Prednisolone Sodium Phosphate (Prednisonone Sodium Phosphate) with the chemical name of 11 beta, 17-dihydroxy-3, 20-diketone pregna-1, 4-diene-21-disodium Phosphate is one of glucocorticoid medicaments, is mainly used for anti-inflammation, anti-allergy and anti-shock, and is currently accepted by China, United states, European pharmacopoeia and the like.
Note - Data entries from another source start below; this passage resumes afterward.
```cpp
template <class Epi>
__global__ void __launch_bounds__(LSQ_BIG_NT) k_sell_rows(SellDev S, int wrows, int m, const double *__restrict__ x,
                                                          const double *__restrict__ xscale, int nx, int nxpad, Epi epi) {
    extern __shared__ __attribute__((aligned(16))) double smem[];
    __shared__ double sh[LSQ_BIG_NT / 64];
    double *xl = smem;
    double *yw = smem + nxpad;
    const int tid = threadIdx.x, lane = tid & 63, wv = tid >> 6;
    constexpr int XR = (LSQ_LDS_X_MAX + LSQ_BIG_NT - 1) / LSQ_BIG_NT;
    double xr[XR];
#pragma unroll
    for (int q = 0; q < XR; ++q) xr[q] = x[min(tid + q * LSQ_BIG_NT, nx - 1)];
    if (xscale) {
        double sr[XR];
#pragma unroll
        for (int q = 0; q < XR; ++q) sr[q] = xscale[min(tid + q * LSQ_BIG_NT, nx - 1)];
#pragma unroll
        for (int q = 0; q < XR; ++q) xr[q] *= sr[q];
    }
    const int dflag = epi.done ? *epi.done : 0;

    if constexpr (EpiHasBlockPrepare<Epi>::value) epi.block_prepare();
    if constexpr (EpiHasPrepare<Epi>::value) epi.prepare();
#pragma unroll
    for (int q = 0; q < XR; ++q)
        if (tid + q * LSQ_BIG_NT < nx) xl[tid + q * LSQ_BIG_NT] = xr[q];
    if (dflag) return;
    constexpr int Q = LSQ_SELL_ROWS_MAX / LSQ_BIG_NT;
    double racc = 0.0;
    for (int w = blockIdx.x; w < S.nblocks; w += gridDim.x) {
        const int base = w * wrows, rows = min(wrows, m - base);
        const int s0 = w * S.spw, s1 = s0 + S.spw;
        double pre[Q];
        if constexpr (EpiHasPre<Epi>::value) {
#pragma unroll
            for (int q = 0; q < Q; ++q) pre[q] = epi.pre(base + min(tid + q * LSQ_BIG_NT, rows - 1));
        }
        sell_wave_slices<false>(S, s0, s1, wv, lane, xl, [&](unsigned pos, double sum, double) { yw[pos] = sum; });
        __syncthreads();
#pragma unroll
        for (int q = 0; q < Q; ++q) {
            const int i = tid + q * LSQ_BIG_NT;
            if (i < rows) {
                if constexpr (EpiHasPre<Epi>::value) epi.seg_pre(base + i, yw[i], pre[q], racc);
                else epi.seg(base + i, yw[i], racc);
            }
        }
    }
    for (int e = blockIdx.x; e < epi.extra_blocks; e += gridDim.x)
        if (tid < LSQ_NT) epi.extra(e, racc);
    finish_block_nt<LSQ_BIG_NT>(epi, racc, sh);
}

template <int U, bool CLAMP>
__device__ __forceinline__ void sell_batch_sum2(SellBatch<U> &B, int p0, int np, int len, const double *xa, const double *xb,
                                                double &sa, double &sb) {
#pragma unroll
    for (int u = 0; u < U; ++u) {
        const unsigned i0 = B.c[u] & 0xffffu, i1 = B.c[u] >> 16;
        double a0 = B.a[u].x * xa[i0], a1 = B.a[u].y * xa[i1], b0 = B.a[u].x * xb[i0], b1 = B.a[u].y * xb[i1];
        asm volatile("" : "+v"(a0), "+v"(a1), "+v"(b0), "+v"(b1));
        const int j = 2 * (p0 + u);
        const bool pin = !CLAMP || p0 + u < np;
        const bool in0 = pin && j < len, in1 = pin && j + 1 < len;
        const double ta0 = sa + a0;
        sa = in0 ? ta0 : sa;
        const double ta1 = sa + a1;
        sa = in1 ? ta1 : sa;
        const double tb0 = sb + b0;
        sb = in0 ? tb0 : sb;
        const double tb1 = sb + b1;
        sb = in1 ? tb1 : sb;
    }
}
__device__ __forceinline__ void sell_lane_sum2(const double *__restrict__ vp, const unsigned short *__restrict__ ip, int L, int len,
                                               const double *xa, const double *xb, double &sa, double &sb, int lane) {
    const int np = L >> 1;
    int p0 = 0;
    SellTail tail;
    tail.a = 0.0;
    tail.c = 0;
    if (L & 1) tail = sell_tail_load(vp, ip, L, lane);
    for (; p0 + 8 <= np; p0 += 8) {
        SellBatch<8> B;
        sell_batch_load<8, false>(B, vp, ip, p0, np);
        sell_batch_sum2<8, false>(B, p0, np, len, xa, xb, sa, sb);
    }
    const int rem = np - p0;
    if (rem > 4) {
        SellBatch<8> B;
        sell_batch_load<8, true>(B, vp, ip, p0, np);
        sell_batch_sum2<8, true>(B, p0, np, len, xa, xb, sa, sb);
    } else if (rem > 2) {
        SellBatch<4> B;
        sell_batch_load<4, true>(B, vp, ip, p0, np);
        sell_batch_sum2<4, true>(B, p0, np, len, xa, xb, sa, sb);
    } else if (rem > 0) {
        SellBatch<2> B;
// ... 299 lines not shown
```

Before: 4053.

## Fuse model start residual with tanh, nonfinite check, dx zeroing and permuted output

Adds a dedicated start kernel for the built-in model that computes tanh and its derivative for x, zeros dx, and reduces the nonfinite index in one launch, replacing a separate memset and nonfinite pass. The initial residual SpMV can also write a slice-permuted copy of the residual, so the first paired-tail iteration does not need a separate permutation pass. This adds another epilogue variant to the SELL kernel and more state-tracking coupling between start and tail paths. The work only happens once per solve, so the gain is per-solve launch overhead.

```diff
diff --git a/leastsquaresoptim.jl_amd/csrc/lsq_optimize.hip b/leastsquaresoptim.jl_amd/csrc/lsq_optimize.hip
--- a/leastsquaresoptim.jl_amd/csrc/lsq_optimize.hip
+++ b/leastsquaresoptim.jl_amd/csrc/lsq_optimize.hip
@@ -427,6 +427,10 @@
 static int model_pair_tail(void *user, lsq_mat *J, const double *dx, const double *fcur, double *ftrial, const double *xt,
                            double *slot_pred, double *slot_trial, LsqSlotPublish pub, const int *skip, bool *done,
                            SpecGrad *sg = nullptr);
+static bool model_start_applies(lsq_f_callback f, void *user, const lsq_mat *J);
+static int model_start(void *user, double *fcur, const double *x, double *dx0, bool pair_tail, double *slot_nonfin,
+                       double *slot_ssr, LsqSlotPublish pub);
+static void model_solve_over(void *user);
 static void model_trial_buffers(void *user, const double *xt, double **t_out, double **s_out);
 static int f_then_sumsq(lsq_ctx *c, bool exact, lsq_f_callback f, void *user, long long m, double *out, const double *x, int ctr,
                         double *d_out, LsqSlotPublish pub = LsqSlotPublish(), const int *skip = nullptr) {
@@ -653,8 +657,8 @@
     }
 };
 
-static int start_residual(lsq_ctx *c, lsq_mat *J, lsq_f_callback f, void *user, double *fcur, const double *x, double *ssr,
-                          int *nonfinite_at) {
+static int start_residual(lsq_ctx *c, lsq_mat *J, lsq_f_callback f, void *user, double *fcur, const double *x, double *dx0,
+                          bool pair_tail, double *ssr, int *nonfinite_at) {
     const int m = J->m, n = J->n;
     if (lsq_small_mat(J) || lsq_small_vec(m) || m <= 0) {
         CB(f(fcur, x, user));
@@ -662,9 +666,17 @@
         return lsq_first_nonfinite(c, n, x, nonfinite_at);
     }
     static_assert(SL_TRIAL == SL_NONFIN + 1, "the two scalars of the loop head travel together");
+    double sl[2];
+    if (model_start_applies(f, user, J)) {
+        const LsqSlotPublish pub = lsq_slots_ticket(c, SL_NONFIN, 2);
+        CB(model_start(user, fcur, x, dx0, pair_tail, c->d_slots + SL_NONFIN, c->d_slots + SL_TRIAL, pub));
+        LSQ_TRY(lsq_wait_slots(c, SL_NONFIN, 2, pub.seq, sl));
+        *nonfinite_at = (int)sl[0];
+        *ssr = sl[1];
+        return LSQ_OK;
+    }
     LSQ_TRY(lsq_first_nonfinite_to_slot(c, n, x, c->d_slots + SL_NONFIN));
     LSQ_TRY(f_then_sumsq(c, false, f, user, m, fcur, x, 7, c->d_slots + SL_TRIAL));
-    double sl[2];
     LSQ_TRY(lsq_read_slots(c, SL_NONFIN, 2, sl));
     *nonfinite_at = (int)sl[0];
     *ssr = sl[1];
@@ -691,7 +703,7 @@
     int iter = 0, nonfinite_at = -1;
     const bool sharded = o->row_allreduce != nullptr;
     if (sharded) CB(f(fcur, x, user));
-    else LSQ_TRY(start_residual(c, J, f, user, fcur, x, &ssr, &nonfinite_at));
+    else LSQ_TRY(start_residual(c, J, f, user, fcur, x, b.dx, sv->kind == LSQ_LSMR && !b.lo && !b.hi, &ssr, &nonfinite_at));
     f_calls++;
     auto rows_sum = [&](double *d_buf, int count) -> int {
         if (o->row_allreduce(d_buf, count, (void *)c->stream, o->row_allreduce_user) != 0) {
@@ -927,7 +939,7 @@
     int f_calls = 0, g_calls = 0, mul_calls = 0, xc = 0, fc = 0, gc = 0;
     double ssr;
     int iter = 0, nonfinite_at = -1;
-    LSQ_TRY(start_residual(c, J, f, user, fcur, x, &ssr, &nonfinite_at));
+    LSQ_TRY(start_residual(c, J, f, user, fcur, x, b.dx, false, &ssr, &nonfinite_at));
     f_calls++;
     r->ssr0 = ssr;
     double maxabs_gr = INFINITY;
@@ -1119,7 +1131,7 @@
         c->workspace = w;
     } else {
         const size_t nb = (size_t)(J->n > 0 ? J->n : 1) * sizeof(double);
-        LSQ_HIP(hipMemsetAsync(w->buf->dx, 0, nb, c->stream));
+        if (opt->row_allreduce || !model_start_applies(f, user, J)) LSQ_HIP(hipMemsetAsync(w->buf->dx, 0, nb, c->stream));
         if (opt->h_lower) LSQ_HIP(hipMemcpyAsync(w->buf->lo, opt->h_lower, nb, hipMemcpyHostToDevice, c->stream));
         if (opt->h_upper) LSQ_HIP(hipMemcpyAsync(w->buf->hi, opt->h_upper, nb, hipMemcpyHostToDevice, c->stream));
         if (opt->h_lower || opt->h_upper) LSQ_HIP(hipStreamSynchronize(c->stream));
@@ -1146,6 +1158,7 @@
     auto t0 = std::chrono::steady_clock::now();
     int st = lm ? optimize_lm(c, w->solver, *w->buf, J, x, fcur, f, g, user, opt, res)
                 : optimize_dogleg(c, w->solver, *w->buf, J, x, fcur, f, g, user, opt, res);
+    if (f == model_f) model_solve_over(user);
     hipStreamSynchronize(c->stream);
     res->seconds = std::chrono::duration<double>(std::chrono::steady_clock::now() - t0).count();
     res->status = st;
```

The traditional preparation method of prednisolone sodium phosphate is carried out by taking the process of prednisolone sodium phosphate in the national pharmaceutical product technology assembly (national institute of medicine and drug administration, nineteen and eighty percent) as reference, and is specifically obtained by mesylation, iodination, replacement and salt formation, wherein in the preparation of prednisolone phosphate, the reaction steps are complicated, the side reactions are more, and virulent reagents of methanesulfonyl chloride, high ammonia nitrogen reagents of pyridine, piperazine acetate and the like are used, so that a large amount of wastewater is generated, and the environmental pollution is serious. Chinese patents CN201510758961.3, CN201410133362.8, and CN200710061255.9 relate to the synthesis of dexamethasone sodium phosphate analog, wherein the ester formation reaction is performed by Tetrahydrofuran (THF)/pyrophosphate chloride system, which is a great improvement over the foregoing processes, but still have many problems, including complex post-treatment, recycling of organic solvent THF, destruction of acid multi-product produced during the reaction, which results in many side reactions and high impurity content, and the like, and are not in accordance with the concept of energy saving, environmental protection, and green development, and are not in favor of the improvement of quality of raw material medicine.

Disclosure of Invention

The invention aims to overcome the problems of the prior prednisolone phosphate and provide a preparation method of prednisolone phosphate as an intermediate of prednisolone sodium phosphate.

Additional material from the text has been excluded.